__PROVIDED MATERIAL__:
☆ ☆ ☆
# edouardoyallon/acco

Hardware: NVIDIA H100
Metric: tokens/sec (device-timed, max over ranks) Llama ACCO bf16 sharded-Adam, 8x1024 tokens per GPU per micro-batch (higher is better)
Workload: dtype bf16

## Files before the change

### acco_b200/csrc/bindings.cpp

```cpp
#include <torch/extension.h>
#include <ATen/cuda/CUDAContext.h>
#include <c10/cuda/CUDAGuard.h>
#include <cuda_runtime.h>

#include <cmath>
#include <cstdlib>
#include <vector>

extern "C" {
int acco_norm_grid(int T, int H, int sms, int backward);
int acco_norm_fwd(const void* a, const void* r, const void* w, const void* b, void* y, void* h, float* mean, float* rstd, int T, int H,
                  float eps, int grid, cudaStream_t st);
int acco_norm_bwd(const void* dy, const void* dh_extra, const void* h, const void* w, const float* mean, const float* rstd, void* dh,
                  float* partial, float* dwdb_out, void* dw_accum, void* db_accum, int T, int H, int grid, cudaStream_t st);
int acco_rope_pack_bwd(const void* dq, const void* dk, const void* dv, const long long* strides, void* dqkv, const float* cos_t,
                       const float* sin_t, int B, int S, int Hq, int Hk, int D, int sms, cudaStream_t st);
int acco_rope_qkv(void* qkv, const float* cos_t, const float* sin_t, int T, int S, int n_rot, int n_total, int D, int inverse,
                  int sms, cudaStream_t st);
int acco_swiglu_fwd(const void* gu, void* out, long long T, int I, int sms, cudaStream_t st);
int acco_swiglu_bwd(const void* dout, const void* gu, void* dgu, long long T, int I, int sms, cudaStream_t st);
int acco_ce_fwd(const void* logits, const long long* labels, float* lse, float* row_loss, float* loss, float* inv_n, long long T,
                int V, int Vp, long long ignore_index, cudaStream_t st);
int acco_ce_bwd(void* logits, const long long* labels, const float* lse, const float* scale, long long T, int V, int Vp,
                long long ignore_index, cudaStream_t st);
int acco_gelu_fwd(const void* x, void* y, long long n, int sms, cudaStream_t st);
int acco_gelu_bwd(const void* dy, const void* x, void* dx, long long n, int sms, cudaStream_t st);
int acco_debug_occupy(unsigned long long ns, int ctas, float* sink, cudaStream_t st);
int acco_round_params_size();
int acco_gemm_run(const void* a, long long lda, int a_mn, const void* b, long long ldb, int b_mn, void* d, long long ldd, const void* bias,
                  int M, int N, int K, int accumulate, int bn_req, int splits_req, int pm_req, int pn_req, int msub_req, int sms, cudaStream_t st);
int acco_gemm_tn_gather(const void* x, const void* w_local, void* y, int M, int N, int K, const void* const* peers, int n_peers,
                        const int* tile_owner, uint32_t* flags, uint32_t* epoch, uint32_t* done, int sms, cudaStream_t st);
long long acco_gemm_map_encodes();
int acco_gemm_max_clusters(int cl, int sms);
void acco_gemm_set_debug(unsigned long long* buf);
void acco_gemm_choose(int M, int N, int K, int a_mn, int b_mn, int accumulate, int sms, int* out5);
int acco_gemm_fp8_run(const void* a, long long lda, const void* b, long long ldb, void* d, long long ldd, const void* bias, int M, int N, int K,
                      int accumulate, int a_e5m2, const float* inv_a, const float* inv_b, int bn_req, int splits_req, int sms, cudaStream_t st);
int acco_fp8_amax_ctas(long long n, int sms);
int acco_fp8_quantize(const void* t, int R, int C, int e5m2, void* q, void* qT, float* scale_out, int ctas, cudaStream_t st);
int acco_gemm_tile_n();
int acco_gemm_tile_k();
int acco_attn_supported(int B, int S, int Hq, int Hk, int D, float scale);
int acco_attn_fwd(const void* q, const void* k, const void* v, long long ld, void* o, long long ld_o, float* lse, int B, int S, int Hq, int Hk,
                  int D, float scale, int window, const int* seg, cudaStream_t st);
int acco_attn_bwd(const void* q, const void* k, const void* v, long long ld, const void* o, long long ld_o, const void* d_o, long long ld_do,
                  const float* lse, float* delta, float* dq_acc, void* dk, void* dv, int B, int S, int Hq, int Hk, int D, float scale, int window,
                  const int* seg, cudaStream_t st);
}

namespace {

constexpr int kMaxWorld = 16;
struct RoundParams {
    const void* acc_peer[kMaxWorld];
    void* theta_peer[kMaxWorld];
    uint32_t* pad_peer[kMaxWorld];
    const void* acc_mc;
    void* theta_mc;
    float* master;
    float* exp_avg;
    float* exp_avg_sq;
    float* stash;
    int* stash_count;
    int* total_out;
    uint32_t* epoch;
    uint32_t* done_ctas;
    const float* inv_count_in;
    const long long* skip;
    int n_skip;
    int watchdog_s;
    int gated;
    long long slice;
    int rank, world, local_count;
    float lr, beta1, beta2, eps, weight_decay, bc1, bc2_rsqrt;
    int commit, add_stash, write_stash;
};
extern "C" int acco_rs_adam_ag(const RoundParams* P, int grad_bf16, int out_bf16, int mode, int grid, cudaStream_t st);
extern "C" int acco_round_norm(const RoundParams* P, int grad_bf16, int mode, int grid, float max_norm, float* out, cudaStream_t st);

int sm_count() {
    static int n = 0;
    if (!n) n = at::cuda::getCurrentDeviceProperties()->multiProcessorCount;
    return n;
}
cudaStream_t stream() { return at::cuda::getCurrentCUDAStream().stream(); }

void check_bf16(const torch::Tensor& t, const char* name) {
    TORCH_CHECK(t.is_cuda() && t.scalar_type() == torch::kBFloat16 && t.is_contiguous(), name, " must be a contiguous CUDA bf16 tensor");
}
void check_f32(const torch::Tensor& t, const char* name) {
    TORCH_CHECK(t.is_cuda() && t.scalar_type() == torch::kFloat32 && t.is_contiguous(), name, " must be a contiguous CUDA fp32 tensor");
}

std::vector<torch::Tensor> norm_fwd(torch::Tensor a, c10::optional<torch::Tensor> r, torch::Tensor w, c10::optional<torch::Tensor> b,
                                    double eps) {
    check_bf16(a, "a"); check_bf16(w, "weight");
    const bool has_r = r.has_value() && r->defined(), layer = b.has_value() && b->defined();
    if (has_r) check_bf16(*r, "r");
    if (layer) check_bf16(*b, "bias");
    const c10::cuda::CUDAGuard guard(a.device());
    const int T = a.size(0), H = a.size(1);
    TORCH_CHECK(w.numel() == H && (!layer || b->numel() == H), "norm: weight/bias size");
    auto y = torch::empty_like(a);
    auto f32 = a.options().dtype(torch::kFloat32);
    auto rstd = torch::empty({T}, f32);
    torch::Tensor mean = layer ? torch::empty({T}, f32) : torch::Tensor();
    torch::Tensor h = has_r ? torch::empty_like(a) : torch::Tensor();
    const int grid = acco_norm_grid(T, H, sm_count(), 0);
    TORCH_CHECK(acco_norm_fwd(a.data_ptr(), has_r ? r->data_ptr() : nullptr, w.data_ptr(), layer ? b->data_ptr() : nullptr, y.data_ptr(),
                              has_r ? h.data_ptr() : nullptr, layer ? mean.data_ptr<float>() : nullptr, rstd.data_ptr<float>(), T, H,
                              (float)eps, grid, stream()) == 0,
                "norm_fwd: unsupported hidden size ", H);
    return {y, h, mean, rstd};
}

std::vector<torch::Tensor> norm_bwd(torch::Tensor dy, c10::optional<torch::Tensor> dh_extra, torch::Tensor h, torch::Tensor w,
                                    c10::optional<torch::Tensor> mean, torch::Tensor rstd, c10::optional<torch::Tensor> wgrad,
                                    c10::optional<torch::Tensor> bgrad) {
    check_bf16(dy, "dy"); check_bf16(h, "h"); check_bf16(w, "weight"); check_f32(rstd, "rstd");
    const bool has_e = dh_extra.has_value() && dh_extra->defined(), layer = mean.has_value() && mean->defined();
    if (has_e) check_bf16(*dh_extra, "dh_extra");
    if (layer) check_f32(*mean, "mean");
    const c10::cuda::CUDAGuard guard(dy.device());
    const int T = dy.size(0), H = dy.size(1), np = layer ? 2 : 1;
    auto dh = torch::empty_like(dy);
    const int grid = acco_norm_grid(T, H, sm_count(), 1);
    auto f32 = dy.options().dtype(torch::kFloat32);
    auto partial = torch::empty({grid, np * H}, f32);
    const bool accum = wgrad.has_value() && wgrad->defined() && (!layer || (bgrad.has_value() && bgrad->defined()));
    torch::Tensor dwdb;
    if (accum) {
        check_bf16(*wgrad, "weight.grad");
        TORCH_CHECK(wgrad->numel() == H, "weight.grad has the wrong size");
        if (layer) {
            check_bf16(*bgrad, "bias.grad");
            TORCH_CHECK(bgrad->numel() == H, "bias.grad has the wrong size");
        }
        dwdb = torch::empty({0}, f32);
    } else {
        dwdb = torch::empty({np * H}, f32);
    }
    TORCH_CHECK(acco_norm_bwd(dy.data_ptr(), has_e ? dh_extra->data_ptr() : nullptr, h.data_ptr(), w.data_ptr(),
                              layer ? mean->data_ptr<float>() : nullptr, rstd.data_ptr<float>(), dh.data_ptr(), partial.data_ptr<float>(),
                              accum ? nullptr : dwdb.data_ptr<float>(), accum ? wgrad->data_ptr() : nullptr,
                              accum && layer ? bgrad->data_ptr() : nullptr, T, H, grid, stream()) == 0,
                "norm_bwd: unsupported hidden size ", H);
    return {dh, dwdb};
}
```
☆ ☆ ☆
__EXERCISE PROMPT__: Return every line holding the word "mode" from the records.

__RESULT BELOW__:
extern "C" int acco_rs_adam_ag(const RoundParams* P, int grad_bf16, int out_bf16, int mode, int grid, cudaStream_t st);
extern "C" int acco_round_norm(const RoundParams* P, int grad_bf16, int mode, int grid, float max_norm, float* out, cudaStream_t st);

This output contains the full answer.